Op een ampul van 2 cc staat: pethidine 50 mg/ml. Hoeveel gram pethidine bevat de ampul in totaal? Geef het antwoord in grammen pethidine.

Oplossing:
Uit het rekenen met eenheden weten we dat 1 cc (cubieke centimeter) gelijk is aan 1 ml (milliliter). Het bewijs hiervoor is relatief eenvoudig af te lijken uit het feit dat 1 kubus van 1x1x1 m (lengte x breedte x hoogte) gelijk is aan 1000 liter. Er gaan 10 decimeters in 1 meter. Dit heeft weer tot gevolg dat er dus 10 kubussen van 10x10x10 op een meter gaan en in de grote kubus van 1x1x1 meter gaan dus 10x10x10 kubbussen en dat zijn er totaal 1000 stuks. Dus elke kubus 10cm is dus precies 1 liter.
En nu de laatste stap naar de centimeter. Die gaat op exact dezelfde wijze, want er gaan immers 10 centimeters in een decimeter dus ook 10 kubussen van een centimeter op een decimeter. Met als gevolg dat er dus ook 1000 kubussen van een centimeter in 1 liter gaan en dus 1 cc gelijk is aan 1ml.

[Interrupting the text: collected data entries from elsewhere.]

# graph-embedding/node2vec

Hardware: AMD Instinct MI355X
Metric: walk-steps/sec + embedding-updates/sec on 100M-node synthetic; 1/2/4/8 GPU (higher is better)
Workload: dtype f64

## Files before the change

### node2vec_amd/csrc/n2v_walk_uniform.hip

```cpp
#include "n2v_common.h"

namespace n2v {

__device__ __forceinline__ void rank_row(const n2v_graph &g, const uint32_t *first, const uint32_t *off,
                                         uint32_t x, int64_t &vb, int &n) {
  if (x < (uint32_t)g.rank_head_n) {
    const uint64_t e = g.rank_head[x];
    vb = (int64_t)(e & N2V_HOP_ROW_MASK);
    n = (int)(e >> N2V_HOP_DEG_SHIFT);
    return;
  }
  int c = 0;
  for (int half = g.rank_classes >> 1; half > 0; half >>= 1)
    if (first[c + half] <= x) c += half;
  const uint32_t f0 = first[c], o0 = off[c];
  const uint32_t d = (off[c + 1] - o0) / (first[c + 1] - f0);
  n = (int)d;
  vb = (int64_t)(o0 + (x - f0) * d);
}

template <int kHops, int kThreads>
__global__ __launch_bounds__(kThreads, 8) void walk_uniform_kernel(
    n2v_graph g, const int32_t *__restrict__ start_ids, int64_t n_start, int32_t num_walks,
    int32_t walk_length, uint64_t seed, int32_t *__restrict__ walks_out,
    uint8_t *__restrict__ valid_out, uint32_t *__restrict__ status) {
  const int lane = threadIdx.x & 63;
  const int64_t total = n_start * (int64_t)num_walks;
  const int L1 = walk_length + 1;
  const bool base_aligned = (reinterpret_cast<uintptr_t>(walks_out) & 63u) == 0;
  extern __shared__ uint32_t rank_lds[];
  const uint32_t *cls_first = rank_lds;
  const uint32_t *cls_where = rank_lds + (kHops >= 3 ? g.rank_classes : 0);
  if (kHops >= 3) {
    for (int c = threadIdx.x; c < g.rank_classes; c += kThreads) {
      rank_lds[c] = g.rank_class_first[c];
      rank_lds[g.rank_classes + c] = g.rank_class_off[c];
    }
    __syncthreads();
  }
  const bool emit_rank = kHops == 3 && g.rank_emit != 0;
  for (;;) {
    uint32_t t = 0;
    if (lane == 0) t = atomicAdd(&status[1], 64u);
    const int64_t base = (int64_t)(uint32_t)__builtin_amdgcn_readfirstlane((int)t);
    if (base >= total) break;
    const int64_t r = base + lane;
    const bool have = r < total;
    int32_t v = -1;
    uint64_t h0 = 0;
    bool alive = have;
    if (have) {
      v = start_ids[r / num_walks];
      const int32_t ordinal = (int32_t)(r % num_walks) + 1;
      h0 = walker_stream(seed, (uint64_t)v * (uint64_t)num_walks + (uint64_t)(ordinal - 1));
      if (v < 0 || (int64_t)v >= g.n_vertices) {
        atomicOr(status, N2V_ST_RANGE);
        alive = false;
      }
    }
    int64_t vb = 0;
    int n = 0;
    int32_t v_emit = v;
    if (kHops >= 3) {
      if (alive) {
        const int32_t rk = g.rank_of[v];
        if (emit_rank) v_emit = rk;
        rank_row(g, cls_first, cls_where, (uint32_t)rk, vb, n);
        alive = n > 0;
      }
    } else if (alive) {
      vb = g.rowptr[v];
      n = (int)(g.rowptr[v + 1] - vb);
      alive = n > 0;
      if (kHops == 2 && g.hop8_rowptr) vb = g.hop8_rowptr[v];
    }
    bool walking = alive;
    const int64_t w0 = r * (int64_t)L1;
    int32_t buf[16];
#pragma unroll
    for (int k = 0; k < 16; ++k) buf[k] = -1;
    int lo = (int)(w0 & 15);
    auto put = [&](int64_t a, int32_t x) {
      const int k = (int)(a & 15);
#pragma unroll
      for (int kk = 0; kk < 16; ++kk) buf[kk] = (k == kk) ? x : buf[kk];
    };
    auto flush = [&](int64_t a) {
      const int k = (int)(a & 15);
      int32_t *sec = walks_out + (a & ~(int64_t)15);
#if defined(N2V_ABLATE_UNIFORM) && N2V_ABLATE_UNIFORM == 1
      if (buf[k] == 0x7fffffff) sec[k] = 0;
#else
      if (lo == 0 && k == 15 && base_aligned) {
#pragma unroll
        for (int u = 0; u < 4; ++u)
          reinterpret_cast<int4 *>(sec)[u] =
              make_int4(buf[4 * u], buf[4 * u + 1], buf[4 * u + 2], buf[4 * u + 3]);
      } else {
#pragma unroll
        for (int kk = 0; kk < 16; ++kk)
          if (kk >= lo && kk <= k) sec[kk] = buf[kk];
      }
#endif
      lo = 0;
    };
    if (have) {
      put(w0, alive ? v_emit : -1);
      if ((w0 & 15) == 15 || walk_length == 0) flush(w0);
    }
    for (int step = 0; step < walk_length; ++step) {
      if (ballot64(have) == 0ull) break;
      int32_t x = -1;
      if (walking) {
        const uint64_t bits = step_bits(h0, (uint32_t)step);
        const int pick = pick_index((uint32_t)(bits >> 32), n);
        if (kHops == 4) {
          const uint64_t e = reinterpret_cast<const uint64_t *>(g.rank_hops)[vb + pick];
          x = (int32_t)(uint32_t)e;
          if (step + 1 < walk_length) rank_row(g, cls_first, cls_where, (uint32_t)(e >> 32), vb, n);
        } else if (kHops == 3) {
#if defined(N2V_ABLATE_UNIFORM) && N2V_ABLATE_UNIFORM == 2
          const uint32_t xr = (uint32_t)((bits >> 7) % (uint64_t)g.n_vertices);
#else
          const uint32_t xr = g.rank_hops[vb + pick];
#endif
          x = emit_rank ? (int32_t)xr : g.rank_vertex[xr];
          if (step + 1 < walk_length) rank_row(g, cls_first, cls_where, xr, vb, n);
        } else if (kHops == 2) {
          const uint64_t h = g.hops8[vb + pick];
          const int cb = g.hop8_col_bits, rb = g.hop8_row_bits;
          x = (int32_t)(h & ((1ull << cb) - 1ull));
          vb = (int64_t)(((h >> cb) & ((1ull << rb) - 1ull)) << g.hop8_align_shift);
          const uint64_t code = h >> (cb + rb), esc = (1ull << (64 - cb - rb)) - 1ull;
          n = (int)code;
          if (code == esc) n = (int)(g.rowptr[x + 1] - g.rowptr[x]);
        } else if (kHops == 1) {
          const n2v_hop h = load_hop(g.hops + vb + pick);
          x = h.col;
          vb = hop_row(h);
          n = hop_deg(h);
        } else {
          x = g.col[vb + pick];
          if (step + 1 < walk_length) {
            vb = g.rowptr[x];
            n = (int)(g.rowptr[x + 1] - vb);
          }
        }
        if (step + 1 < walk_length && n == 0) {
          walking = false;
          alive = false;
        }
      }
      if (have) {
        const int64_t a = w0 + step + 1;
        put(a, x);
        if ((a & 15) == 15 || step + 1 == walk_length) flush(a);
      }
    }
    if (have) valid_out[r] = alive ? 1 : 0;
  }
}

}

extern "C" int n2v_walk_uniform_try(const n2v_graph *g, const int32_t *start_ids, int64_t n_start,
                                    int32_t num_walks, int32_t walk_length, double p, double q,
                                    uint64_t seed, int32_t *walks_out, uint8_t *valid_out,
                                    uint32_t *status, void *stream) {
  if (g->w != nullptr || g->w64 != nullptr || p != 1.0 || q != 1.0) return 0;
  const int64_t total = n_start * (int64_t)num_walks;
  if (total >= 0xffffff00ll) return 0;
  if (total == 0) return 1;
  const int form = g->rank_hops ? (g->rank_emit == 2 ? 4 : 3) : g->hops8 ? 2 : (g->hops ? 1 : 0);
  if (form >= 3) {
    const int P = g->rank_classes;
    if (P < 2 || P > 8192 || (P & (P - 1)) || !g->rank_of || !g->rank_class_first || !g->rank_class_off ||
        g->n_edges >= (1ll << 32) ||
        g->rank_head_n < 0 || g->rank_head_n > (1 << 22) || (g->rank_head_n > 0 && !g->rank_head) ||
        (g->rank_emit == 0 && !g->rank_vertex) || g->rank_emit < 0 || g->rank_emit > 2)
      return N2V_EINVAL;
  }
  if (form == 2 && (g->hop8_col_bits < 1 || g->hop8_row_bits < 1 ||
                    g->hop8_col_bits + g->hop8_row_bits > 62 || g->hop8_align_shift < 0 ||
                    g->hop8_align_shift > 6 || (g->hop8_align_shift > 0 && !g->hop8_rowptr)))
    return N2V_EINVAL;
  if (hipMemsetAsync(status + 1, 0, sizeof(uint32_t), (hipStream_t)stream) != hipSuccess)
    return N2V_ELAUNCH;
  int64_t blocks = (total + 255) / 256;
  if (form >= 3) {
    const size_t lds = (size_t)g->rank_classes * 8;
    const void *fn3 = form == 4 ? (const void *)n2v::walk_uniform_kernel<4, 1024>
                                : (const void *)n2v::walk_uniform_kernel<3, 1024>;
    blocks = (total + 1023) / 1024;
    const int64_t cap3 = n2v::resident_blocks(fn3, 1024, lds);
    if (blocks > cap3) blocks = cap3;
#define N2V_RANKED_LAUNCH(F)                                                                          \
  hipLaunchKernelGGL((n2v::walk_uniform_kernel<F, 1024>), dim3((unsigned)blocks), dim3(1024), lds,    \
                     (hipStream_t)stream, *g, start_ids, n_start, num_walks, walk_length, seed,       \
                     walks_out, valid_out, status)
    if (form == 4)
      N2V_RANKED_LAUNCH(4);
    else
      N2V_RANKED_LAUNCH(3);
#undef N2V_RANKED_LAUNCH
    if (hipGetLastError() != hipSuccess) return N2V_ELAUNCH;
    return 1;
  }
  const void *fn = form == 2   ? (const void *)n2v::walk_uniform_kernel<2, 256>
                   : form == 1 ? (const void *)n2v::walk_uniform_kernel<1, 256>
                               : (const void *)n2v::walk_uniform_kernel<0, 256>;
  const int64_t cap = n2v::resident_blocks(fn, 256, 0);
  if (blocks > cap) blocks = cap;
#define N2V_UNIFORM_LAUNCH(F)                                                                     \
  hipLaunchKernelGGL((n2v::walk_uniform_kernel<F, 256>), dim3((unsigned)blocks), dim3(256), 0,   \
                     (hipStream_t)stream, *g, start_ids, n_start, num_walks, walk_length, seed,  \
                     walks_out, valid_out, status)
  if (form == 2)
    N2V_UNIFORM_LAUNCH(2);
  else if (form == 1)
    N2V_UNIFORM_LAUNCH(1);
  else
    N2V_UNIFORM_LAUNCH(0);
#undef N2V_UNIFORM_LAUNCH
  if (hipGetLastError() != hipSuccess) return N2V_ELAUNCH;
  return 1;
}
```

Baseline: 46.03 billion.

## Regroup walk-path sector flushes across lanes via bpermute for coalesced stores

Moves the per-lane 16-entry path buffer into a shared helper and, by default, regroups flushes across the wavefront. Lanes that are ready to flush are enumerated with a ballot, and ds_bpermute hands each sector to four cooperating lanes, each of which writes one 16-byte quarter. Vector stores are now allowed whenever the output is 16-byte aligned and a quarter is fully covered. The goal is to turn scattered per-lane 64-byte writes into contiguous wavefront stores, paid for with extra ballots, a serial ffs loop and sixteen bpermutes per flush round. It also adds a random-hop ablation path for the kHops==4 form.

```diff
diff --git a/node2vec_amd/csrc/n2v_path_store.h b/node2vec_amd/csrc/n2v_path_store.h
--- /dev/null
+++ b/node2vec_amd/csrc/n2v_path_store.h
@@ -0,0 +1,96 @@
+#pragma once
+#include "n2v_common.h"
+
+#ifndef N2V_PATH_STORE_REGROUP
+#define N2V_PATH_STORE_REGROUP 1
+#endif
+
+namespace n2v {
+
+struct path_sector {
+  int32_t buf[16];
+
+  __device__ __forceinline__ void clear() {
+#pragma unroll
+    for (int k = 0; k < 16; ++k) buf[k] = -1;
+  }
+  __device__ __forceinline__ void put(int64_t a, int32_t x) {
+    const int k = (int)(a & 15);
+#pragma unroll
+    for (int kk = 0; kk < 16; ++kk) buf[kk] = (k == kk) ? x : buf[kk];
+  }
+};
+
+__device__ __forceinline__ void path_store_quarter(int32_t *p, int f, int lo, int k, bool vec_ok, int32_t v0,
+                                                   int32_t v1, int32_t v2, int32_t v3) {
+  if (f >= lo && f + 3 <= k && vec_ok) {
+    *reinterpret_cast<int4 *>(p) = make_int4(v0, v1, v2, v3);
+  } else {
+    if (f >= lo && f <= k) p[0] = v0;
+    if (f + 1 >= lo && f + 1 <= k) p[1] = v1;
+    if (f + 2 >= lo && f + 2 <= k) p[2] = v2;
+    if (f + 3 >= lo && f + 3 <= k) p[3] = v3;
+  }
+}
+
+__device__ __forceinline__ void path_flush(const path_sector &s, bool done, int64_t w0, int pos, int L1,
+                                           int32_t *__restrict__ walks_out, bool vec_ok) {
+#if defined(N2V_ABLATE_UNIFORM) && N2V_ABLATE_UNIFORM == 1
+  if (done) {
+    const int64_t a = w0 + pos;
+    const int k = (int)(a & 15);
+    int32_t *sec = walks_out + (a & ~(int64_t)15);
+    int32_t x = 0;
+#pragma unroll
+    for (int kk = 0; kk < 16; ++kk) x = (k == kk) ? s.buf[kk] : x;
+    if (x == 0x7fffffff) sec[k] = 0;
+  }
+#elif N2V_PATH_STORE_REGROUP == 0
+  if (done) {
+    const int64_t a = w0 + pos;
+    const int64_t sec = a & ~(int64_t)15;
+    const int k = (int)(a & 15);
+    const int lo = w0 > sec ? (int)(w0 & 15) : 0;
+#pragma unroll
+    for (int u = 0; u < 4; ++u)
+      path_store_quarter(walks_out + sec + 4 * u, 4 * u, lo, k, vec_ok, s.buf[4 * u], s.buf[4 * u + 1],
+                         s.buf[4 * u + 2], s.buf[4 * u + 3]);
+  }
+#else
+  uint64_t m = ballot64(done);
+  const int lane = lane_id();
+  const int q = lane & 3, j = lane >> 2;
+  while (m != 0ull) {
+    int o = -1;
+#pragma unroll 1
+    for (int i = 0; i < 16 && m != 0ull; ++i) {
+      const int b = __ffsll((unsigned long long)m) - 1;
+      m &= m - 1ull;
+      if (i == j) o = b;
+    }
+    const int src = (o < 0 ? lane : o) << 2;
+    int32_t v0 = 0, v1 = 0, v2 = 0, v3 = 0;
+#pragma unroll
+    for (int u = 0; u < 4; ++u) {
+      const int32_t t0 = __builtin_amdgcn_ds_bpermute(src, s.buf[4 * u]);
+      const int32_t t1 = __builtin_amdgcn_ds_bpermute(src, s.buf[4 * u + 1]);
+      const int32_t t2 = __builtin_amdgcn_ds_bpermute(src, s.buf[4 * u + 2]);
+      const int32_t t3 = __builtin_amdgcn_ds_bpermute(src, s.buf[4 * u + 3]);
+      v0 = (q == u) ? t0 : v0;
+      v1 = (q == u) ? t1 : v1;
+      v2 = (q == u) ? t2 : v2;
+      v3 = (q == u) ? t3 : v3;
+    }
+    if (o >= 0) {
+      const int64_t w0o = w0 + (int64_t)(o - lane) * (int64_t)L1;
+      const int64_t a = w0o + pos;
+      const int64_t sec = a & ~(int64_t)15;
+      const int k = (int)(a & 15);
+      const int lo = w0o > sec ? (int)(w0o & 15) : 0;
+      path_store_quarter(walks_out + sec + 4 * q, 4 * q, lo, k, vec_ok, v0, v1, v2, v3);
+    }
+  }
+#endif
+}
+
+}
diff --git a/node2vec_amd/csrc/n2v_walk_uniform.hip b/node2vec_amd/csrc/n2v_walk_uniform.hip
--- a/node2vec_amd/csrc/n2v_walk_uniform.hip
+++ b/node2vec_amd/csrc/n2v_walk_uniform.hip
@@ -1,4 +1,5 @@
 #include "n2v_common.h"
+#include "n2v_path_store.h"
 
 namespace n2v {
 
@@ -27,7 +28,7 @@
   const int lane = threadIdx.x & 63;
   const int64_t total = n_start * (int64_t)num_walks;
   const int L1 = walk_length + 1;
-  const bool base_aligned = (reinterpret_cast<uintptr_t>(walks_out) & 63u) == 0;
+  const bool vec_ok = (reinterpret_cast<uintptr_t>(walks_out) & 15u) == 0;
   extern __shared__ uint32_t rank_lds[];
   const uint32_t *cls_first = rank_lds;
   const uint32_t *cls_where = rank_lds + (kHops >= 3 ? g.rank_classes : 0);
@@ -76,38 +77,10 @@
     }
     bool walking = alive;
     const int64_t w0 = r * (int64_t)L1;
-    int32_t buf[16];
-#pragma unroll
-    for (int k = 0; k < 16; ++k) buf[k] = -1;
-    int lo = (int)(w0 & 15);
-    auto put = [&](int64_t a, int32_t x) {
-      const int k = (int)(a & 15);
-#pragma unroll
-      for (int kk = 0; kk < 16; ++kk) buf[kk] = (k == kk) ? x : buf[kk];
-    };
-    auto flush = [&](int64_t a) {
-      const int k = (int)(a & 15);
-      int32_t *sec = walks_out + (a & ~(int64_t)15);
-#if defined(N2V_ABLATE_UNIFORM) && N2V_ABLATE_UNIFORM == 1
-      if (buf[k] == 0x7fffffff) sec[k] = 0;
-#else
-      if (lo == 0 && k == 15 && base_aligned) {
-#pragma unroll
-        for (int u = 0; u < 4; ++u)
-          reinterpret_cast<int4 *>(sec)[u] =
-              make_int4(buf[4 * u], buf[4 * u + 1], buf[4 * u + 2], buf[4 * u + 3]);
-      } else {
-#pragma unroll
-        for (int kk = 0; kk < 16; ++kk)
-          if (kk >= lo && kk <= k) sec[kk] = buf[kk];
-      }
-#endif
-      lo = 0;
-    };
-    if (have) {
-      put(w0, alive ? v_emit : -1);
-      if ((w0 & 15) == 15 || walk_length == 0) flush(w0);
-    }
+    path_sector sector;
+    sector.clear();
+    if (have) sector.put(w0, alive ? v_emit : -1);
+    path_flush(sector, have && ((w0 & 15) == 15 || walk_length == 0), w0, 0, L1, walks_out, vec_ok);
     for (int step = 0; step < walk_length; ++step) {
       if (ballot64(have) == 0ull) break;
       int32_t x = -1;
@@ -115,7 +88,11 @@
         const uint64_t bits = step_bits(h0, (uint32_t)step);
         const int pick = pick_index((uint32_t)(bits >> 32), n);
         if (kHops == 4) {
+#if defined(N2V_ABLATE_UNIFORM) && N2V_ABLATE_UNIFORM == 2
+          const uint64_t e = ((bits >> 7) % (uint64_t)g.n_vertices) * 0x100000001ull;
+#else
           const uint64_t e = reinterpret_cast<const uint64_t *>(g.rank_hops)[vb + pick];
+#endif
           x = (int32_t)(uint32_t)e;
           if (step + 1 < walk_length) rank_row(g, cls_first, cls_where, (uint32_t)(e >> 32), vb, n);
         } else if (kHops == 3) {
@@ -151,11 +128,9 @@
           alive = false;
         }
       }
-      if (have) {
-        const int64_t a = w0 + step + 1;
-        put(a, x);
-        if ((a & 15) == 15 || step + 1 == walk_length) flush(a);
-      }
+      const int64_t a = w0 + step + 1;
+      if (have) sector.put(a, x);
+      path_flush(sector, have && ((a & 15) == 15 || step + 1 == walk_length), w0, step + 1, L1, walks_out, vec_ok);
     }
     if (have) valid_out[r] = alive ? 1 : 0;
   }
```

New measurement: 42.46 billion. -7.8%, worse.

Nu we dit weten kunnen we ook zeggen dat 2cc gelijk is aan 2 ml. Ook weten we dat VxC=M dus 2 ml x 50 mg/ml = 100 mg. We moeten het antwoord in grammen opgeven dus, de 100 mg delen door 1000 om op grammen te komen. De ampul bevat dus 0,1 g pethidine.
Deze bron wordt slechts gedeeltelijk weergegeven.